As a former senior counterterrorism official, my mind rushes naturally to such considerations. But precisely because I’m now out of government, I have time — without the old adrenaline and the old pressure — to step back for a moment from the "whodunit" questions. And that drives me to something that may be both more simple and more true. The Boston bombings are a reminder that there are evil, violent people out there who are willing to murder an 8-year-old boy, maim innocent bystanders, and deliberately target ordinary citizens. I expect we’ll know more soon about their motives — but on some level, I’m not even sure I care that much. What’s the difference if they ascribe this atrocity to a neo-Nazi, radical Islamist, or separatist anti-government ideology? Whatever their motive, they’re cowardly murderers who need to be brought to justice.

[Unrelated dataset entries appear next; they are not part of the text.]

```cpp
const VitxEnvSwitch kSwitches[] = {
    {"VITX_GENERIC_GEMM", VITX_ENV_PATH, "1: every Dense on the k-ordered fp32-FMA kernel instead of the MFMA kernels"},
    {"VITX_GENERIC_ATTN", VITX_ENV_PATH, "1: materialised attention (batched products + row softmax) instead of the fused kernel"},
    {"VITX_DEEPVIT_FUSED", VITX_ENV_PATH, "0: DeepViT Re-attention forward as batched GEMMs + head-axis kernels instead of the one-kernel form"},
    {"VITX_DEEPVIT_FUSED_BWD", VITX_ENV_PATH, "0: DeepViT Re-attention backward as batched GEMMs + point / row kernels"},
    {"VITX_CAIT_FUSED", VITX_ENV_PATH, "0: CaiT talking-heads forward as batched GEMMs + chain kernel instead of the one-kernel form"},
    {"VITX_CAIT_QKV_CAT", VITX_ENV_PATH, "0: CaiT patch stage: to_q and to_kv as two Dense launches each way (rounds d(y1) twice)"},
    {"VITX_LN_SCALE_FUSED", VITX_ENV_PATH, "0: CaiT LayerScale VJP as a pass of its own instead of on the LayerNorm VJP (bias gradient from the bf16 rounding)"},
    {"VITX_CHAIN_MFMA", VITX_ENV_PATH, "0: talking-heads chain kernels with in-lane FMAs instead of the fp32 matrix pipe"},
    {"VITX_UNFUSED_HEADOPS", VITX_ENV_PATH, "1: head-axis operations (mix / softmax / LayerNorm over heads) as one kernel each"},
    {"VITX_WGRAD_TRANSPOSE", VITX_ENV_PATH, "1: weight gradients through explicit bf16 transposes + the NT kernel"},
    {"VITX_GELU_TABLE", VITX_ENV_PATH, "0: fc1 epilogue evaluates the degree-7 polynomial GELU instead of the LDS table (another rounding of gelu, both inside a bf16 ulp)"},
    {"VITX_LAST_BLOCK_FULL", VITX_ENV_PATH, "1: the last block of a cls-pooled bf16 ViT on every token row instead of the class rows only (same logits; eight of its parameter gradients sum in another order); read per forward"},
    {"VITX_X3_ATTN", VITX_ENV_PATH, "BF16X3 handles: 1 fused split-operand attention (default), 2 materialised scores + split-operand products, 0 exact fp32 products"},
    {"VITX_F32_MFMA", VITX_ENV_TUNING, "0: parity-mode GEMMs on the scalar-FMA kernel instead of the fp32 matrix pipe (same bits)"},
    {"VITX_GEMM_KERNEL", VITX_ENV_TUNING, "force one NT tile variant (1, 2, 3, 5, 6, 7, 9, 10, 11, 13; +256 direct / +512 LDS-staged epilogue); every variant adds in the same K order"},
    {"VITX_GEMM_TAIL_KERNEL", VITX_ENV_TUNING, "with VITX_GEMM_KERNEL=13 / 11: tile variant (1, 3, 10) of the tail launch (tail balancing)"},
    {"VITX_GEMM_TAIL", VITX_ENV_TUNING, "1: the per-shape measurement also times the tail-balanced forms (off by default: loses inside the step)"},
    {"VITX_GEMM_AUTOTUNE", VITX_ENV_TUNING, "0: static variant rule instead of the first-launch measurement"},
    {"VITX_GEMM_AUTOTUNE_LOG", VITX_ENV_TUNING, "1: print the measured variant choices"},
    {"VITX_GEMM_WALK", VITX_ENV_TUNING, "0: no XCD-owned row bands in the persistent NT kernel"},
    {"VITX_GEMM_GRID", VITX_ENV_TUNING, "n: persistent workgroups per launch (default 256)"},
    {"VITX_GEMM_PHASE", VITX_ENV_TUNING, "n: start-phase offsets between the persistent workgroups of an XCD (sleeps only)"},
    {"VITX_EPI_WIDE", VITX_ENV_TUNING, "0: 4-B instead of 16-B-per-lane epilogue accesses"},
    {"VITX_NT", VITX_ENV_TUNING, "bits: non-temporal stores (1 = gelu' of the fc1 epilogue, 16 = d(y) of the fc1 / qkv input gradients; default 17)"},
    {"VITX_REVERSE", VITX_ENV_TUNING, "bits: row tiles walked back to front for operands larger than the memory-side cache (1 forward, 2 input gradients)"},
    {"VITX_REVERSE_MIN_MB", VITX_ENV_TUNING, "operand size from which VITX_REVERSE applies"},
    {"VITX_MLP_BWD_ORDER", VITX_ENV_TUNING, "0: fc2 weight gradient between the producer and the consumers of d(hpre)"},
    {"VITX_BGEMM_PAIRS", VITX_ENV_TUNING, "0: the batched products of the materialised attention backward as four launches instead of two (same bits)"},
    {"VITX_ATTN_BWD_SPLIT", VITX_ENV_TUNING, "1: fused attention backward as two launches (same bits)"},
    {"VITX_GLP_SKIP", VITX_ENV_TUNING, "0: LayerNorm VJPs always write the bf16 copy of the residual gradient"},
    {"VITX_SCORE_BF16", VITX_ENV_TUNING, "0: DeepViT / CaiT score tensors that only batched products read stay fp32 planes (same bits)"},
    {"VITX_LN_CORESIDENT", VITX_ENV_TUNING, "1: LayerNorm VJP of 768-wide bf16 rows as 4-wave, 96-register blocks that fit beside a resident weight-gradient GEMM (experiment; partials summed in another order)"},
    {"VITX_LN_CO_BLOCKS", VITX_ENV_TUNING, "blocks of the co-resident LayerNorm VJP form (default 1024; 256 = one 4-wave block per CU, what fits beside a resident GEMM workgroup)"},
    {"VITX_SIDE_STREAM", VITX_ENV_TUNING, "0 one stream; 1 weight gradients on a lowest-priority side stream (default); 2 the same at the highest priority"},
    {"VITX_LN_REDUCE_SIDE_ROWS", VITX_ENV_TUNING, "LayerNorm VJPs of fewer rows keep their small reductions on the main stream (default 8192)"},
    {"VITX_SC_KEEP_MB", VITX_ENV_TUNING, "budget of the score tensors kept per block for the backward; blocks beyond it recompute (same bits)"},
    {"VITX_RECOMPUTE_SCORES", VITX_ENV_TUNING, "1: materialised attention recomputes its score tensors in the backward (same bits)"},
    {"VITX_WGRAD_WGS", VITX_ENV_TUNING, "workgroups per weight-gradient launch (default 128 up to 24576 token rows, else 256); changes the split-K slice count: fixed-order sums in another order"},
    {"VITX_SG_BLOCKS", VITX_ENV_TUNING, "blocks per LayerScale-gradient launch"},
    {"VITX_DV_CPI", VITX_ENV_TUNING, "chunks per image of the DeepViT one-kernel forward (tests: the multi-tile loop at small batches)"},
    {"VITX_COMM_PRIORITY", VITX_ENV_TUNING, "priority of the communication stream: 1 highest (default), 0 default, -1 lowest"},
    {"VITX_COMM_TIMING", VITX_ENV_TUNING, "0: no event brackets around the collectives (every Dense launch behind a bucket then takes the one-tile form)"},
    {"VITX_COMM_WAIT_ON_CHAIN", VITX_ENV_TUNING, "1: the compute stream (not the communication stream) waits for the weight-gradient stream's share of a reported range"},
    {"VITX_COMM_STREAM_EARLY", VITX_ENV_TUNING, "0: the communication stream is created at vitx_comm_overlap instead of with the handle's other streams (A/B: it may then share a command-processor pipe with the compute stream)"},
    {"VITX_COMM_SHARED", VITX_ENV_TUNING, "1: the Dense launches behind a bucket take the one-tile-per-workgroup form for as long as its collective was measured to last (default 0: persistent grids throughout, faster with emulated collectives)"},
    {"VITX_RCCL_LIB", VITX_ENV_TUNING, "path of the collective library to dlopen instead of librccl.so (tests/fake_rccl: two ranks on one GPU)"},
    {"VITX_GEMM_STAGGER", VITX_ENV_DIAG, "bits reach the NT kernels' experiment field: 1 no DMA wait, 2 no DMA issue (WRONG GEMM results)"},
    {"VITX_GEMM_XP", VITX_ENV_DIAG, "1: vitx_bench_gemm accepts the NT kernels' experiment bits (results invalid)"},
    {"VITX_TN_XP", VITX_ENV_DIAG, "bits: weight-gradient kernel without DMA wait / DMA issue / fragment reads (WRONG weight gradients)"},
    {"VITX_DV_XP", VITX_ENV_DIAG, "bits: DeepViT one-kernel forward without kept tensors / stage 2 / stage 3 (WRONG results)"},
    {"VITX_DVB_XP", VITX_ENV_DIAG, "bits: DeepViT one-kernel backward without one of its stages (WRONG results)"},
    {"VITX_BENCH_ZERO", VITX_ENV_DIAG, "vitx_bench_gemm on zero operands (DVFS / power-limit experiment)"},
    {"VITX_GEMM_STAMPS", VITX_ENV_DIAG, "vitx_bench_gemm prints the cycle stamps of the tile phases (needs the stamps build of gemm_bf16_pipe.hip)"},
};
constexpr int kNumSwitches = (int)(sizeof(kSwitches) / sizeof(kSwitches[0]));

#ifdef VITX_DIAG
constexpr int kDiagBuild = 1;
#else
constexpr int kDiagBuild = 0;
#endif

}

const VitxEnvSwitch* vitx_env_table(int* n) {
  if (n) *n = kNumSwitches;
  return kSwitches;
}
int vitx_env_diag_build() { return kDiagBuild; }

const char* vitx_env(const char* name) {
  const VitxEnvSwitch* sw = nullptr;
  for (int i = 0; i < kNumSwitches; ++i)
    if (std::strcmp(kSwitches[i].name, name) == 0) { sw = &kSwitches[i]; break; }
  if (!sw) {
    fprintf(stderr, "[vitx] internal error: environment switch %s is not in the registry (csrc/env.hip)\n", name);
    abort();
  }
  const char* v = getenv(name);
  if (v && sw->cls == VITX_ENV_DIAG && !kDiagBuild) {
    static std::mutex mu;
    static std::set<std::string> told;
    std::lock_guard<std::mutex> lk(mu);
    if (told.insert(name).second)
      fprintf(stderr, "[vitx] %s is a diagnostic switch that may corrupt results: ignored by this (release) library; use lib/libvitx_diag.so "
                      "(python vit-tensorflow_amd/build.py --diag)\n", name);
    return nullptr;
  }
  return v;
}
```

vit-tensorflow_amd/csrc/gemm_bf16_tn.hip:

```cpp
#include "gemm_bf16_common.h"

namespace {

__device__ __forceinline__ bf16x8 tr_frag(const char* p0, const char* p1) {
  typedef __attribute__((address_space(3))) s16x4 lds_s16x4;
  const s16x4 lo = __builtin_amdgcn_ds_read_tr16_b64_v4i16((lds_s16x4*)p0);
  const s16x4 hi = __builtin_amdgcn_ds_read_tr16_b64_v4i16((lds_s16x4*)p1);
  union { struct { s16x4 a, b; } s; bf16x8 v; } u;
  u.s.a = lo; u.s.b = hi;
  return u.v;
}
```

The reflexive question — "Was this terrorism?" — shouted out so expectantly during the first press conferences after attacks on our fellow Americans, whether in Boston or Benghazi or elsewhere, reveals a certain cultural, even national, neurosis that we have about terrorism. Of course this is terrorism, even if it turns out to have lacked a familiar motive — and I’m glad people acknowledged that immediately this time. But why should we care that much? Does it matter to the victims or their loved ones what warped ideology the perpetrators believed in? No. Will it make it any easier to stop the next attack? I doubt it, though motive certainly helps make solving attacks easier. Maybe next time, rather than indulging our appetite for gruesome details, uninformed and premature speculation, and round-the-clock coverage, we could all pause and try to deprive the perpetrators — whoever they are — of the thing
they most crave: attention.
For the people in government charged with protecting the homeland against terrorist attacks, the job has never been more difficult. Defending against spectacular attacks like 9/11 is one thing, but the Boston attack demonstrates how our definition of terrorism has changed — and how the job of defending ourselves has become all the harder.